Collected data entries
──────────────────────────────

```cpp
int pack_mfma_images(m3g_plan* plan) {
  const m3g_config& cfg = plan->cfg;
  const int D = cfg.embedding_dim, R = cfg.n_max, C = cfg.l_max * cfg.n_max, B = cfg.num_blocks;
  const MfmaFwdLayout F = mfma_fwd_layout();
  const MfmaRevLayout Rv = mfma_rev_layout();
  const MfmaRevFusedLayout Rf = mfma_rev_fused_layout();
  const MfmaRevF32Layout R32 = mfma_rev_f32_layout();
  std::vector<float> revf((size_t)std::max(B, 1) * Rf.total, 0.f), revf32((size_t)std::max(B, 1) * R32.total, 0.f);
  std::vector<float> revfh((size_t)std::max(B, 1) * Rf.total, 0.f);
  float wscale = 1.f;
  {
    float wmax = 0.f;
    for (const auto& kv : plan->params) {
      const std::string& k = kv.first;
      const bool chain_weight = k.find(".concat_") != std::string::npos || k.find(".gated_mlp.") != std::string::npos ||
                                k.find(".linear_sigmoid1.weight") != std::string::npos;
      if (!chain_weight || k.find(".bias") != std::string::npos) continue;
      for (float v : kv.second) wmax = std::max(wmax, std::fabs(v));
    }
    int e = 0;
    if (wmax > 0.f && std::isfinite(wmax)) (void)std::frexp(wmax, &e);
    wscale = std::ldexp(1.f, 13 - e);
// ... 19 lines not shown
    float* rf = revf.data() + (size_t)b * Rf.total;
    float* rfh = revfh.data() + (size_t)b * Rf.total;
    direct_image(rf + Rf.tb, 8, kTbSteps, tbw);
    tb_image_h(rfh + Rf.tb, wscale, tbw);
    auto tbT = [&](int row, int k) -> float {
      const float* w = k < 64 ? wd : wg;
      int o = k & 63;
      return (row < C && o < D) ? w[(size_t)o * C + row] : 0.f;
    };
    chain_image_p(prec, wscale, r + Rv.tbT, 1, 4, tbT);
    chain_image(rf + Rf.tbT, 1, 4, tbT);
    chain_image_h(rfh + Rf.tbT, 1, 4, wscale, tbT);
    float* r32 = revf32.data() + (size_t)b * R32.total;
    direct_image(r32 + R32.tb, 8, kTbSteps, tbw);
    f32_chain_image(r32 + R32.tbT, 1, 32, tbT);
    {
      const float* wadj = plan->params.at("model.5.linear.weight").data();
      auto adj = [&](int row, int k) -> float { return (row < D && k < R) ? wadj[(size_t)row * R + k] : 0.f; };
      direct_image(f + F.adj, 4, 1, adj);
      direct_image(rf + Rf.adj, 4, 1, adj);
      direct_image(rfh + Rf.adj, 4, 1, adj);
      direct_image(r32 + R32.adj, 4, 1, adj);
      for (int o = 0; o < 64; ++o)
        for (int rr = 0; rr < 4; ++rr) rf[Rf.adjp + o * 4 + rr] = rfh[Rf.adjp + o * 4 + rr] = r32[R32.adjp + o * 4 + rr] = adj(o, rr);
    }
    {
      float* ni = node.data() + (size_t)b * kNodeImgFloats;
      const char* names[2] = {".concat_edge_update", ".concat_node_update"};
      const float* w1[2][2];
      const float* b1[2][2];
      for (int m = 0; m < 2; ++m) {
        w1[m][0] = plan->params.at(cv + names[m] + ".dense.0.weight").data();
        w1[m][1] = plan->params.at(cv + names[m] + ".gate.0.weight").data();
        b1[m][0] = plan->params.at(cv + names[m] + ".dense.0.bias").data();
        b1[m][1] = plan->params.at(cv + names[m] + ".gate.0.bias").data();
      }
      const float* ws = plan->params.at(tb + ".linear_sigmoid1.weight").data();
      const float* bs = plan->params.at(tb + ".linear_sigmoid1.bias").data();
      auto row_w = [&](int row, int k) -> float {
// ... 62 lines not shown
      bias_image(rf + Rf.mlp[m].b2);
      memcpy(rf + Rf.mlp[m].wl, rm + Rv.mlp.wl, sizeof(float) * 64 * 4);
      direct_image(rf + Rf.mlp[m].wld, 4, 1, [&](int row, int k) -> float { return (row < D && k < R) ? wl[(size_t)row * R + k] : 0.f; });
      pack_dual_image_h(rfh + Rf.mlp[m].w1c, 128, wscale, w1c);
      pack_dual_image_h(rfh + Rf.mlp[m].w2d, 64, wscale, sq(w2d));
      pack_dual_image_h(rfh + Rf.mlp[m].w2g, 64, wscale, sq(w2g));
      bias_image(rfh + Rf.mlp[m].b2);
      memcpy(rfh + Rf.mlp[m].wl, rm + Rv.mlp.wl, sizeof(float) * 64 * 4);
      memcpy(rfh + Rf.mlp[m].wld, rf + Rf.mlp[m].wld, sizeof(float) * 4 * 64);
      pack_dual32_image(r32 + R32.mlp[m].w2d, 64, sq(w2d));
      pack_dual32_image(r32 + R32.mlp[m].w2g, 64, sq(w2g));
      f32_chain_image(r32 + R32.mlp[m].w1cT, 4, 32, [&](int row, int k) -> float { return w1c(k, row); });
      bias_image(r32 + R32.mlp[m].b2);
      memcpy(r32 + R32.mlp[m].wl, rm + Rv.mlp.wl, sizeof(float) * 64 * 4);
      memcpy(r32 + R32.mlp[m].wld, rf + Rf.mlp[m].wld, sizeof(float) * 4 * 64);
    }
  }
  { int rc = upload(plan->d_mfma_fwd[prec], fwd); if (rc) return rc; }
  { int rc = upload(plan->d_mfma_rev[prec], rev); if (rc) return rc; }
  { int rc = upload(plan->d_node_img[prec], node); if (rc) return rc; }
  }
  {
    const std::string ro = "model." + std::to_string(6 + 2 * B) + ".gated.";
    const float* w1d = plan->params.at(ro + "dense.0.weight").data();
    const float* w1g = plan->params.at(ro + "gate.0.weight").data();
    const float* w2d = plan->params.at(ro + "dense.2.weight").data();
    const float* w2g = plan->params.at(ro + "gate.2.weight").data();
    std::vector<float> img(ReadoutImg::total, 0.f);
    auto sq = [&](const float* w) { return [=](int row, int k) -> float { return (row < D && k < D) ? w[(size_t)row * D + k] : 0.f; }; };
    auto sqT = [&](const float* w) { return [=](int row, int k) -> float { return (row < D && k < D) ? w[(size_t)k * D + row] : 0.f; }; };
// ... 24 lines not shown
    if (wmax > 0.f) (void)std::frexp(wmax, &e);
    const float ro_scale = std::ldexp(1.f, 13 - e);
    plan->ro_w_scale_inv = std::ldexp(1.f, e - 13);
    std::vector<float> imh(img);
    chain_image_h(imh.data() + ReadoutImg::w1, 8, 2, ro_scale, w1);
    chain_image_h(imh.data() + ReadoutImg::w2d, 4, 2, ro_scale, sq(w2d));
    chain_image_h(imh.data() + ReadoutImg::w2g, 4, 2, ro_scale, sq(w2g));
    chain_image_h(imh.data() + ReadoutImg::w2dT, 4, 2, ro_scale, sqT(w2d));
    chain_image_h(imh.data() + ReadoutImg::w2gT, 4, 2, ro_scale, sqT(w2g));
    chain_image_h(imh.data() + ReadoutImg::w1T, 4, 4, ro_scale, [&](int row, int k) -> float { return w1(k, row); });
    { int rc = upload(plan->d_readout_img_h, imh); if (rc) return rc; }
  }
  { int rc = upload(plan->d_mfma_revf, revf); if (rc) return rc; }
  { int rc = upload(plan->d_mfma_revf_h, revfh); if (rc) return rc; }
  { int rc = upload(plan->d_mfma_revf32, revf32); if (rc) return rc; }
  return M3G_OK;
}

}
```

──────────────────────────────

**Goal of the exercise**
The data should be written out again in full, exactly as it stands.

**Problem solution**
```cpp
int pack_mfma_images(m3g_plan* plan) {
  const m3g_config& cfg = plan->cfg;
  const int D = cfg.embedding_dim, R = cfg.n_max, C = cfg.l_max * cfg.n_max, B = cfg.num_blocks;
  const MfmaFwdLayout F = mfma_fwd_layout();
  const MfmaRevLayout Rv = mfma_rev_layout();
  const MfmaRevFusedLayout Rf = mfma_rev_fused_layout();
  const MfmaRevF32Layout R32 = mfma_rev_f32_layout();
  std::vector<float> revf((size_t)std::max(B, 1) * Rf.total, 0.f), revf32((size_t)std::max(B, 1) * R32.total, 0.f);
  std::vector<float> revfh((size_t)std::max(B, 1) * Rf.total, 0.f);
  float wscale = 1.f;
  {
    float wmax = 0.f;
    for (const auto& kv : plan->params) {
      const std::string& k = kv.first;
      const bool chain_weight = k.find(".concat_") != std::string::npos || k.find(".gated_mlp.") != std::string::npos ||
                                k.find(".linear_sigmoid1.weight") != std::string::npos;
      if (!chain_weight || k.find(".bias") != std::string::npos) continue;
      for (float v : kv.second) wmax = std::max(wmax, std::fabs(v));
    }
    int e = 0;
    if (wmax > 0.f && std::isfinite(wmax)) (void)std::frexp(wmax, &e);
    wscale = std::ldexp(1.f, 13 - e);
// ... 19 lines not shown
    float* rf = revf.data() + (size_t)b * Rf.total;
    float* rfh = revfh.data() + (size_t)b * Rf.total;
    direct_image(rf + Rf.tb, 8, kTbSteps, tbw);
    tb_image_h(rfh + Rf.tb, wscale, tbw);
    auto tbT = [&](int row, int k) -> float {
      const float* w = k < 64 ? wd : wg;
      int o = k & 63;
      return (row < C && o < D) ? w[(size_t)o * C + row] : 0.f;
    };
    chain_image_p(prec, wscale, r + Rv.tbT, 1, 4, tbT);
    chain_image(rf + Rf.tbT, 1, 4, tbT);
    chain_image_h(rfh + Rf.tbT, 1, 4, wscale, tbT);
    float* r32 = revf32.data() + (size_t)b * R32.total;
    direct_image(r32 + R32.tb, 8, kTbSteps, tbw);
    f32_chain_image(r32 + R32.tbT, 1, 32, tbT);
    {
      const float* wadj = plan->params.at("model.5.linear.weight").data();
      auto adj = [&](int row, int k) -> float { return (row < D && k < R) ? wadj[(size_t)row * R + k] : 0.f; };
      direct_image(f + F.adj, 4, 1, adj);
      direct_image(rf + Rf.adj, 4, 1, adj);
      direct_image(rfh + Rf.adj, 4, 1, adj);
      direct_image(r32 + R32.adj, 4, 1, adj);
      for (int o = 0; o < 64; ++o)
        for (int rr = 0; rr < 4; ++rr) rf[Rf.adjp + o * 4 + rr] = rfh[Rf.adjp + o * 4 + rr] = r32[R32.adjp + o * 4 + rr] = adj(o, rr);
    }
    {
      float* ni = node.data() + (size_t)b * kNodeImgFloats;
      const char* names[2] = {".concat_edge_update", ".concat_node_update"};
      const float* w1[2][2];
      const float* b1[2][2];
      for (int m = 0; m < 2; ++m) {
        w1[m][0] = plan->params.at(cv + names[m] + ".dense.0.weight").data();
        w1[m][1] = plan->params.at(cv + names[m] + ".gate.0.weight").data();
        b1[m][0] = plan->params.at(cv + names[m] + ".dense.0.bias").data();
        b1[m][1] = plan->params.at(cv + names[m] + ".gate.0.bias").data();
      }
      const float* ws = plan->params.at(tb + ".linear_sigmoid1.weight").data();
      const float* bs = plan->params.at(tb + ".linear_sigmoid1.bias").data();
      auto row_w = [&](int row, int k) -> float {
// ... 62 lines not shown
      bias_image(rf + Rf.mlp[m].b2);
      memcpy(rf + Rf.mlp[m].wl, rm + Rv.mlp.wl, sizeof(float) * 64 * 4);
      direct_image(rf + Rf.mlp[m].wld, 4, 1, [&](int row, int k) -> float { return (row < D && k < R) ? wl[(size_t)row * R + k] : 0.f; });
      pack_dual_image_h(rfh + Rf.mlp[m].w1c, 128, wscale, w1c);
      pack_dual_image_h(rfh + Rf.mlp[m].w2d, 64, wscale, sq(w2d));
      pack_dual_image_h(rfh + Rf.mlp[m].w2g, 64, wscale, sq(w2g));
      bias_image(rfh + Rf.mlp[m].b2);
      memcpy(rfh + Rf.mlp[m].wl, rm + Rv.mlp.wl, sizeof(float) * 64 * 4);
      memcpy(rfh + Rf.mlp[m].wld, rf + Rf.mlp[m].wld, sizeof(float) * 4 * 64);
      pack_dual32_image(r32 + R32.mlp[m].w2d, 64, sq(w2d));
      pack_dual32_image(r32 + R32.mlp[m].w2g, 64, sq(w2g));
      f32_chain_image(r32 + R32.mlp[m].w1cT, 4, 32, [&](int row, int k) -> float { return w1c(k, row); });
      bias_image(r32 + R32.mlp[m].b2);
      memcpy(r32 + R32.mlp[m].wl, rm + Rv.mlp.wl, sizeof(float) * 64 * 4);
      memcpy(r32 + R32.mlp[m].wld, rf + Rf.mlp[m].wld, sizeof(float) * 4 * 64);
    }
  }
  { int rc = upload(plan->d_mfma_fwd[prec], fwd); if (rc) return rc; }
  { int rc = upload(plan->d_mfma_rev[prec], rev); if (rc) return rc; }
  { int rc = upload(plan->d_node_img[prec], node); if (rc) return rc; }
  }
  {
    const std::string ro = "model." + std::to_string(6 + 2 * B) + ".gated.";
    const float* w1d = plan->params.at(ro + "dense.0.weight").data();
    const float* w1g = plan->params.at(ro + "gate.0.weight").data();
    const float* w2d = plan->params.at(ro + "dense.2.weight").data();
    const float* w2g = plan->params.at(ro + "gate.2.weight").data();
    std::vector<float> img(ReadoutImg::total, 0.f);
    auto sq = [&](const float* w) { return [=](int row, int k) -> float { return (row < D && k < D) ? w[(size_t)row * D + k] : 0.f; }; };
    auto sqT = [&](const float* w) { return [=](int row, int k) -> float { return (row < D && k < D) ? w[(size_t)k * D + row] : 0.f; }; };
// ... 24 lines not shown
    if (wmax > 0.f) (void)std::frexp(wmax, &e);
    const float ro_scale = std::ldexp(1.f, 13 - e);
    plan->ro_w_scale_inv = std::ldexp(1.f, e - 13);
    std::vector<float> imh(img);
    chain_image_h(imh.data() + ReadoutImg::w1, 8, 2, ro_scale, w1);
    chain_image_h(imh.data() + ReadoutImg::w2d, 4, 2, ro_scale, sq(w2d));
    chain_image_h(imh.data() + ReadoutImg::w2g, 4, 2, ro_scale, sq(w2g));
    chain_image_h(imh.data() + ReadoutImg::w2dT, 4, 2, ro_scale, sqT(w2d));
    chain_image_h(imh.data() + ReadoutImg::w2gT, 4, 2, ro_scale, sqT(w2g));
    chain_image_h(imh.data() + ReadoutImg::w1T, 4, 4, ro_scale, [&](int row, int k) -> float { return w1(k, row); });
    { int rc = upload(plan->d_readout_img_h, imh); if (rc) return rc; }
  }
  { int rc = upload(plan->d_mfma_revf, revf); if (rc) return rc; }
  { int rc = upload(plan->d_mfma_revf_h, revfh); if (rc) return rc; }
  { int rc = upload(plan->d_mfma_revf32, revf32); if (rc) return rc; }
  return M3G_OK;
}

}
```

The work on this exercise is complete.